The head must be lean, regular, long and not broad at the forehead.The eye should be large, expressive and dark.We pay special attention to the ears. The ears should be small and nicely set, as in Nos. 1 and 1a, and are very much appreciated by us when they “stand up” in affect as in the horse, as in No. 2, since they then characterize the dog as fiery and irritable.

Broad-set ears, like No. 3, show impure breed, and low-set ones, like No. 4, the sluggish character of a dog.


The tail not only adorns the dog, but serves as a steer to it when galloping, and is regular when its length is like No. 5 and when it is sickle-shaped like No. 5.
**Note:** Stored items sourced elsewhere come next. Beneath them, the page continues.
-            const float n2 = __shfl(t, (r & 3) + 8 * (r >> 2) + 4 * h);
-            sc[r] *= 1.0f / fmaxf(sqrtf(n2), 1e-12f);
-        }
-    }
+        sc *= 1.0f / fmaxf(sqrtf(t), 1e-12f);
+    }
+    const bool vec = !ROWMAJOR || ((((uintptr_t)p.y) & 15) == 0 && (p.y_rs & 3) == 0 && (p.N & 3) == 0);
     auto store = [&](const floatx16& v) {
-        if constexpr (ROWMAJOR) {
-            if (ncol < p.N) {
-                float* y = p.y + tr * p.y_ts + (int64_t)j * p.y_js + (int64_t)tc * p.y_cs + l32;
-#pragma unroll
-                for (int r = 0; r < 16; ++r) {
-                    const int rr = (r & 3) + 8 * (r >> 2) + 4 * h;
-                    if (row0 + rr < p.B) y[(int64_t)rr * p.y_rs] = v[r] * sc[r] + bv;
-                }
-            }
-        } else {
-            float* y = p.y + tr * p.y_ts + (int64_t)j * p.y_js + (int64_t)tc * p.y_cs + l32;
-#pragma unroll
-            for (int r = 0; r < 16; ++r) y[((r & 3) + 8 * (r >> 2) + 4 * h) << 5] = v[r] * sc[r] + bv;
+        if (ROWMAJOR && arow >= p.B) return;
+        float* y = p.y + tr * p.y_ts + (int64_t)j * p.y_js + (int64_t)tc * p.y_cs +
+                   (ROWMAJOR ? ystore_rm_piece_off(l32, h, 0, p.y_rs) : ystore_zs_piece_off(l32, h, 0));
+#pragma unroll
+        for (int g = 0; g < 4; ++g) {
+            const floatx4 b4 = *reinterpret_cast<const floatx4*>(sB + ystore_col(g, h));
+            floatx4 o;
+#pragma unroll
+            for (int e = 0; e < 4; ++e) o[e] = v[4 * g + e] * sc + b4[e];
+            const int col = tc * 32 + ystore_col(g, h);
+            if (vec) {
+                if (!ROWMAJOR) *reinterpret_cast<floatx4*>(y + ystore_zs_piece_off(0, 0, g)) = o;
+                else if (col < p.N) *reinterpret_cast<floatx4*>(y + ystore_col(g, 0)) = o;
+            } else {
+#pragma unroll
+                for (int e = 0; e < 4; ++e)
+                    if (col + e < p.N) y[ystore_col(g, 0) + e] = o[e];
+            }
         }
     };
     store(acc);
     if (oor) {
         if (p.status && lane == 0) atomicOr(p.status, 1u);
-        store(exact_tile_f32_impl(p.x1, p.x1_rs, p.K1, p.x1_div, p.x1_row0, p.x1_blk, p.x2, p.x2_rs, p.K2, p.x2_blk, p.B, p.J,
-                                  p.W, jt * p.N, p.N, p.wsp_unscale, row0, j, tc * 32));
-    }
-}
-
-template <int PREC, int CT, int NCH, int PF>
+        store(exact_tile_f32_impl<true>(p.x1, p.x1_rs, p.K1, p.x1_div, p.x1_row0, p.x1_blk, p.x2, p.x2_rs, p.K2, p.x2_blk, p.B,
+                                        p.J, p.W, jt * p.N, p.N, p.wsp_unscale, row0, j, tc * 32));
+    }
+}
+
+template <int PREC, int CT, int PF, bool ROWMAJOR>
+constexpr int gl4t_ring_bytes() {
+    constexpr int TILE_H = PREC ? 512 : 1024, NWV = 4, NS = PF + 1, TR = NWV * 32 * 36 * 4;
+    return !ROWMAJOR || NS * CT * TILE_H * 2 > TR ? NS * CT * TILE_H * 2 : TR;
+}
+template <int PREC, int CT, int NCH, int PF, bool ROWMAJOR>
 constexpr int gl4t_smem_bytes() {
-    constexpr int TILE_H = PREC ? 512 : 1024, TS = 36, NWV = 4, NS = PF + 1;
-    constexpr int SBW = NS * CT * TILE_H * 2;
-    return SBW > NWV * 32 * TS * 4 ? SBW : NWV * 32 * TS * 4;
+    return gl4t_ring_bytes<PREC, CT, PF, ROWMAJOR>() + 4 * CT * 32 * 4;
 }
 
 __device__ __forceinline__ void g4_async(floatx4& d, const float* p) {
@@ -339,10 +353,13 @@
     constexpr int NT = NWV * 64;
     constexpr int TILE_H = PREC ? 512 : 1024;
     constexpr int PPT = TILE_H / 8;
-    constexpr int TS = 36;
     constexpr int NS = PF + 1;
     constexpr bool XV = PREC != 2;
     _Float16(*sW)[CT * TILE_H] = reinterpret_cast<_Float16(*)[CT * TILE_H]>(smem_raw);
+    float* sB = reinterpret_cast<float*>(smem_raw + gl4t_ring_bytes<PREC, CT, PF, ROWMAJOR>()) + (tid >> 6) * (CT * 32);
+    lds_float* sBw = (lds_float*)(sB + (tid & 31));
+    const lds_floatx4* sBr = (const lds_floatx4*)(sB + 4 * ((tid >> 5) & 1));
+    asm volatile("" : "+v"(sBw), "+v"(sBr));
     const int lane = tid & 63, l32 = lane & 31, h = lane >> 5;
     const int wave = __builtin_amdgcn_readfirstlane(tid >> 6);
     const int J = p.J;
@@ -387,7 +404,10 @@
     for (int rt = 0; rt < RT; ++rt) ss[rt] = amx[rt] = 0.f;
     float bvp[CT];
 #pragma unroll
-    for (int ct = 0; ct < CT; ++ct) bvp[ct] = p.bias ? p.bias[jt * p.N + (cg * CT + ct) * 32 + l32] : 0.f;
+    for (int ct = 0; ct < CT; ++ct) {
+        const float* bsrc = p.bias ? p.bias + jt * p.N + (cg * CT + ct) * 32 + l32 : reinterpret_cast<const float*>(p.wsp);
+        asm volatile("global_load_dword %0, %1, off" : "=v"(bvp[ct]) : "v"(bsrc) : "memory");
+    }
     const _Float16* wt0 = p.wsp + ((int64_t)jt * NCH * p.wsp_nct + cg * CT) * 1024;
     constexpr int NPC = CT * PPT;
     constexpr int XL = 2 * RT;
@@ -443,7 +463,7 @@
 #pragma unroll
             for (int ct = 0; ct < CT; ++ct) {
                 const bf16x8 wb = *reinterpret_cast<const bf16x8*>(wt + ct * TILE_H);
-                acc[0][ct] = __builtin_amdgcn_mfma_f32_32x32x16_bf16(xb16, wb, acc[0][ct], 0, 0, 0);
+                acc[0][ct] = __builtin_amdgcn_mfma_f32_32x32x16_bf16(wb, xb16, acc[0][ct], 0, 0, 0);
             }
             return;
         }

When the dog is trimming, the tail must not be curled in profile, like No. 6, nor drooping when walking, like No. 7,  otherwise indicating limpness and lack of energy in the dog, when viewed from behind, the tail must be straight and not falling to one side, like No. 8.

Since in our country the Borzoi is mainly used as a hunting dog, we focus our attention on regular construction of the feet, back and chest. If we criticize the head, eyes, and ears as bad, the dog may well be an excellent racer in spite of these faults; but this proves that the breed is then not pure, possesses mixed blood, or is out of its kind.The forefeet must be straight and without bend, like No. 9; seen en face, they are regular standing like No. 10, abnormal like No. 11, and quite bad like No. 12. The shoulders must be like No. 13 and not straight, like No. 13a.More important than the front, are the hind feet, because they must develop the greatest strength and endurance when running.The hind feet must be like No. 14; the nearer they come to the straight line, like No. 15, the worse they are; seen from behind, they must not be like No. 16 or 16a.The back is normal when it begins at the withers as in No. 17; in the male it must be like No. 17; bad and weak it is like No. 18.A straight back, like No. 19, is among the bad in the male, but is permissible in the bitch.The croup is normal in slope the nearer it approaches No. 20; if it approaches No. 21, the worse it is.The rib cage is estimated at the least depth, like No. 22, but even better if it reaches the depth as in No. 23; if it is similar to No. 24, it is counted among the serious faults.

These are the borzoi here, which are criticized and rated worse because of their physique.It goes without saying that there is no such thing as an impeccably built dog, because there is something to criticize in everyone, but those faults which show the mixture with other blood and which he could pass on to his offspring must be avoided. Those faults which are the result of unsuccessful crossbreeding must be eliminated by good choice of male to female and female to male.


The feet are improved by exercise of the dog, by movement; everything else by selection of suitable males and females. It is said that the young dog inherits the front half from the father and the back half from the mother, but this is absolutely not always true. In general it is probably a freak of nature, but I have noticed that thoroughbreds inherit most emphatically.

My opinion is that if you want to preserve the breed and form of the Borzoi, you must have better bitches. For your males, you must have less large females, but with more beautiful head and feet and with better inclination of the croup like No. 20. Then I will be able to say with justification: If our national Russian borzois should disappear in Russia, we can find them again in you.